Metric Name Type Unit Labels Description
k8s.pod.phase gauge - cluster, namespace, pod, node, phase 1 for current phase (Pending, Running, Succeeded, Failed, Unknown)
k8s.pod.restart_count gauge - cluster, namespace, pod Total container restart count
k8s.pod.container.status gauge - cluster, namespace, pod, container, status Container status (running, waiting, terminated)
k8s.pod.container.cpu_request gauge cores cluster, namespace, pod, container CPU resource request
k8s.pod.container.cpu_limit gauge cores cluster, namespace, pod, container CPU resource limit
k8s.pod.container.memory_request gauge bytes cluster, namespace, pod, container Memory resource request
k8s.pod.container.memory_limit gauge bytes cluster, namespace, pod, container Memory resource limit
k8s.pod.container.cpu_usage gauge cores cluster, namespace, pod, container Actual CPU usage (metrics-server)
k8s.pod.container.memory_usage gauge bytes cluster, namespace, pod, container Actual memory usage (metrics-server)
k8s.pod.count gauge - cluster, namespace, phase Pod count aggregated per namespace and phase

Deployment Metrics

Collected from apps/v1/deployments API.

Metric Name Type Unit Labels Description
k8s.deployment.replicas gauge - cluster, namespace, deployment Desired replica count
k8s.deployment.replicas.ready gauge - cluster, namespace, deployment Ready replica count
k8s.deployment.replicas.available gauge - cluster, namespace, deployment Available replica count
k8s.deployment.replicas.unavailable gauge - cluster, namespace, deployment Unavailable replica count
k8s.deployment.replicas.updated gauge - cluster, namespace, deployment Updated replica count (during rollout)
k8s.deployment.condition gauge - cluster, namespace, deployment, condition, status Deployment condition (Progressing, Available, ReplicaFailure)

Workload Metrics

Metric Name Type Labels Description
k8s.statefulset.replicas gauge cluster, namespace, statefulset Desired replicas
k8s.statefulset.replicas.ready gauge cluster, namespace, statefulset Ready replicas
k8s.statefulset.replicas.current gauge cluster, namespace, statefulset Current replicas
k8s.daemonset.desired gauge cluster, namespace, daemonset Desired node count
k8s.daemonset.current gauge cluster, namespace, daemonset Current scheduled count
k8s.daemonset.ready gauge cluster, namespace, daemonset Ready count
k8s.daemonset.available gauge cluster, namespace, daemonset Available count
k8s.daemonset.misscheduled gauge cluster, namespace, daemonset Misscheduled count
k8s.replicaset.replicas gauge cluster, namespace, replicaset Desired replicas
k8s.replicaset.replicas.ready gauge cluster, namespace, replicaset Ready replicas
k8s.job.active gauge cluster, namespace, job Active pods
k8s.job.succeeded gauge cluster, namespace, job Succeeded pods
k8s.job.failed gauge cluster, namespace, job Failed pods
k8s.cronjob.active gauge cluster, namespace, cronjob Active job count
k8s.cronjob.last_schedule_time gauge cluster, namespace, cronjob Unix timestamp of last schedule

Storage Metrics

Metric Name Type Unit Labels Description
k8s.pv.capacity_bytes gauge bytes cluster, pv, storage_class, phase PersistentVolume capacity
k8s.pv.phase gauge - cluster, pv, phase 1 for current phase (Available, Bound, Released, Failed)
k8s.pvc.capacity_bytes gauge bytes cluster, namespace, pvc, storage_class, phase PersistentVolumeClaim requested storage
k8s.pvc.phase gauge - cluster, namespace, pvc, phase 1 for current phase (Pending, Bound, Lost)
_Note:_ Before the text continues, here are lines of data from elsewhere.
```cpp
// ... 272 lines not shown
  const int row0 = rb * C1S * C1_ROWS;
  constexpr int QPC = C1_PLANE / 16;
  uint4 v = make_uint4(0u, 0u, 0u, 0u);
  const int tid = threadIdx.x;
  const int cl = tid / QPC, pj = tid % QPC;
  if constexpr (PRE) {
    v = vpre;
  } else {
    const int slot = a.src.slots[b];
    const int32_t* fr = a.src.fidx + (int64_t)slot * 8 + a.which * 4 + 2 * ch;
    const int fa = fr[0], fb = fr[1];
    const int f = cl == 0 ? fa : fb;
    if (tid < 2 * QPC && f >= 0)
      v = reinterpret_cast<const uint4*>(a.src.frames + (int64_t)f * FB + row0 * FW)[pj];
  }
  a.sync1.wait(b);
  const float* dyb = a.dy1 + ((int64_t)b * C1M + rb * C1_POS) * C1CO;
  const int co = tid & 31, c0 = tid >> 5;
  float dv[2][8];
#pragma unroll
  for (int it = 0; it < 2; ++it) {
    const int c = c0 + 8 * it, oh = c / 3, ow0 = 8 * (c % 3);
#pragma unroll
    for (int j = 0; j < 8; ++j)
      dv[it][j] = (c < 15 && ow0 + j < C1O)
                      ? load_sc1_f1(dyb, C1_POS * C1CO * 4, (oh * C1O + ow0 + j) * C1CO + co) : 0.f;
  }
  if (tid < 2 * QPC) store_bytes_as_bf16(s_in + cl * C1_PLANE + pj * 16, v);
#pragma unroll
  for (int it = 0; it < 2; ++it) {
    const int c = c0 + 8 * it;
    unsigned pk[3][4];
    float sb = 0.f;
#pragma unroll
    for (int j = 0; j < 8; j += 2) {
      unsigned h0, m0, l0, h1, m1, l1;
      split3_bf16(dv[it][j], h0, m0, l0);
      split3_bf16(dv[it][j + 1], h1, m1, l1);
      pk[0][j / 2] = h0 | (h1 << 16);
      pk[1][j / 2] = m0 | (m1 << 16);
      pk[2][j / 2] = l0 | (l1 << 16);
      sb += dv[it][j];
      sb += dv[it][j + 1];
    }
#pragma unroll
    for (int q = 0; q < 3; ++q)
      *reinterpret_cast<uint4*>(s_dt + (q * C1CO + co) * C1H_TLD + 8 * c) =
          make_uint4(pk[q][0], pk[q][1], pk[q][2], pk[q][3]);
    s_bp[c * C1CO + co] = sb;
  }
  __syncthreads();
  DQZ_STAMP(8, 1);
  const int lane = tid & 63, wave = tid >> 6;
  const int h = lane >> 5, i = lane & 31;
  float* part = a.part + ((int64_t)b * C1_BLOCKS + rb) * (C1KK + 1) * C1CO;
  if (ch == 0 && tid < C1CO) {
    float sb = 0.f;
    for (int c = 0; c < 15; ++c) sb += s_bp[c * C1CO + tid];
    part[C1KK * C1CO + tid] = sb;
  }
  const int kh = 2 * wave + (i >> 4), kw = (i >> 1) & 7, cp = i & 1;
  const uint16_t* pb = s_in + cp * C1_PLANE + kh * FW + kw;
  const uint16_t* pa = s_dt + i * C1H_TLD + 8 * h;
  f32x16 acc = {};
#pragma unroll
  for (int s = 0; s < 8; ++s) {
    constexpr int R = 4 * FW;
    const int o0 = (2 * s) / 3 * R + 32 * ((2 * s) % 3);
    const int o1 = 2 * s + 1 < 15 ? (2 * s + 1) / 3 * R + 32 * ((2 * s + 1) % 3) : 0;
    const uint16_t* px = pb + (h ? o1 : o0);
    unsigned xp[4];
#pragma unroll
    for (int j = 0; j < 8; j += 2) xp[j / 2] = (unsigned)px[4 * j] | ((unsigned)px[4 * j + 4] << 16);
    const bf16x8 xb = __builtin_bit_cast(bf16x8, make_uint4(xp[0], xp[1], xp[2], xp[3]));
#pragma unroll
    for (int q = 0; q < 3; ++q) {
      const bf16x8 dq = __builtin_bit_cast(bf16x8, *reinterpret_cast<const uint4*>(pa + q * C1CO * C1H_TLD + 16 * s));
      acc = __builtin_amdgcn_mfma_f32_32x32x16_bf16(dq, xb, acc, 0, 0, 0);
    }
  }
  {
    const int row = (2 * wave + (i >> 4)) * 32 + ((i >> 1) & 7) * 4 + 2 * ch + (i & 1);
#pragma unroll
    for (int q = 0; q < 4; ++q)
      *reinterpret_cast<f32x4*>(part + row * C1CO + 8 * q + 4 * h) =
          f32x4{div255(acc[4 * q]), div255(acc[4 * q + 1]), div255(acc[4 * q + 2]), div255(acc[4 * q + 3])};
  }
  DQZ_STAMP(8, 3);
}

__device__ __forceinline__ void conv1_dw_half(const Conv1DwArgs& a, float* smem, int rb, int ch, int b) {
  DQZ_STAMP(8, 0);
  conv1_dw_body<false>(a, smem, make_uint4(0u, 0u, 0u, 0u), rb, ch, b);
}

// ... 2 lines not shown
```

dqn_mgsc_zoo_amd/csrc/fwd.hpp:

```cpp
#pragma once
#include "common.hpp"
#include "conv1.hpp"

namespace dqz {


__device__ __forceinline__ f32x4 mfma4(float a, float b, f32x4 c) {
  return __builtin_amdgcn_mfma_f32_16x16x4f32(a, b, c, 0, 0, 0);
}

__device__ __forceinline__ int red_idx(int row, int col) { return row * 16 + 16 * (row >> 2) + col; }

__device__ __forceinline__ int epi_row(int i) {
  return ((i >> 6) << 4) + (int)((0xFBAE9DC873261540ull >> (4 * ((i >> 2) & 15))) & 15);
}
constexpr int epi_range(int rows) { return (rows + 15) / 16 * 64; }
constexpr int red_rows(int rows) { return rows * 16 + 16 * ((rows + 3) / 4); }
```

Namespace & Service Metrics

Metric Name Type Labels Description
k8s.namespace.phase gauge cluster, namespace, phase 1 for current phase (Active, Terminating)
k8s.namespace.count gauge cluster Total namespace count
k8s.service.count gauge cluster, namespace, type Service count by type (ClusterIP, NodePort, LoadBalancer)
k8s.endpoint.count gauge cluster, namespace, service Ready endpoint addresses per service

Authentication

In-Cluster (Recommended)

When deployed as a DaemonSet, TFO-Agent uses the mounted ServiceAccount token automatically:

/var/run/secrets/kubernetes.io/serviceaccount/token
/var/run/secrets/kubernetes.io/serviceaccount/ca.crt

No additional configuration needed — kubeconfig: "" triggers in-cluster detection.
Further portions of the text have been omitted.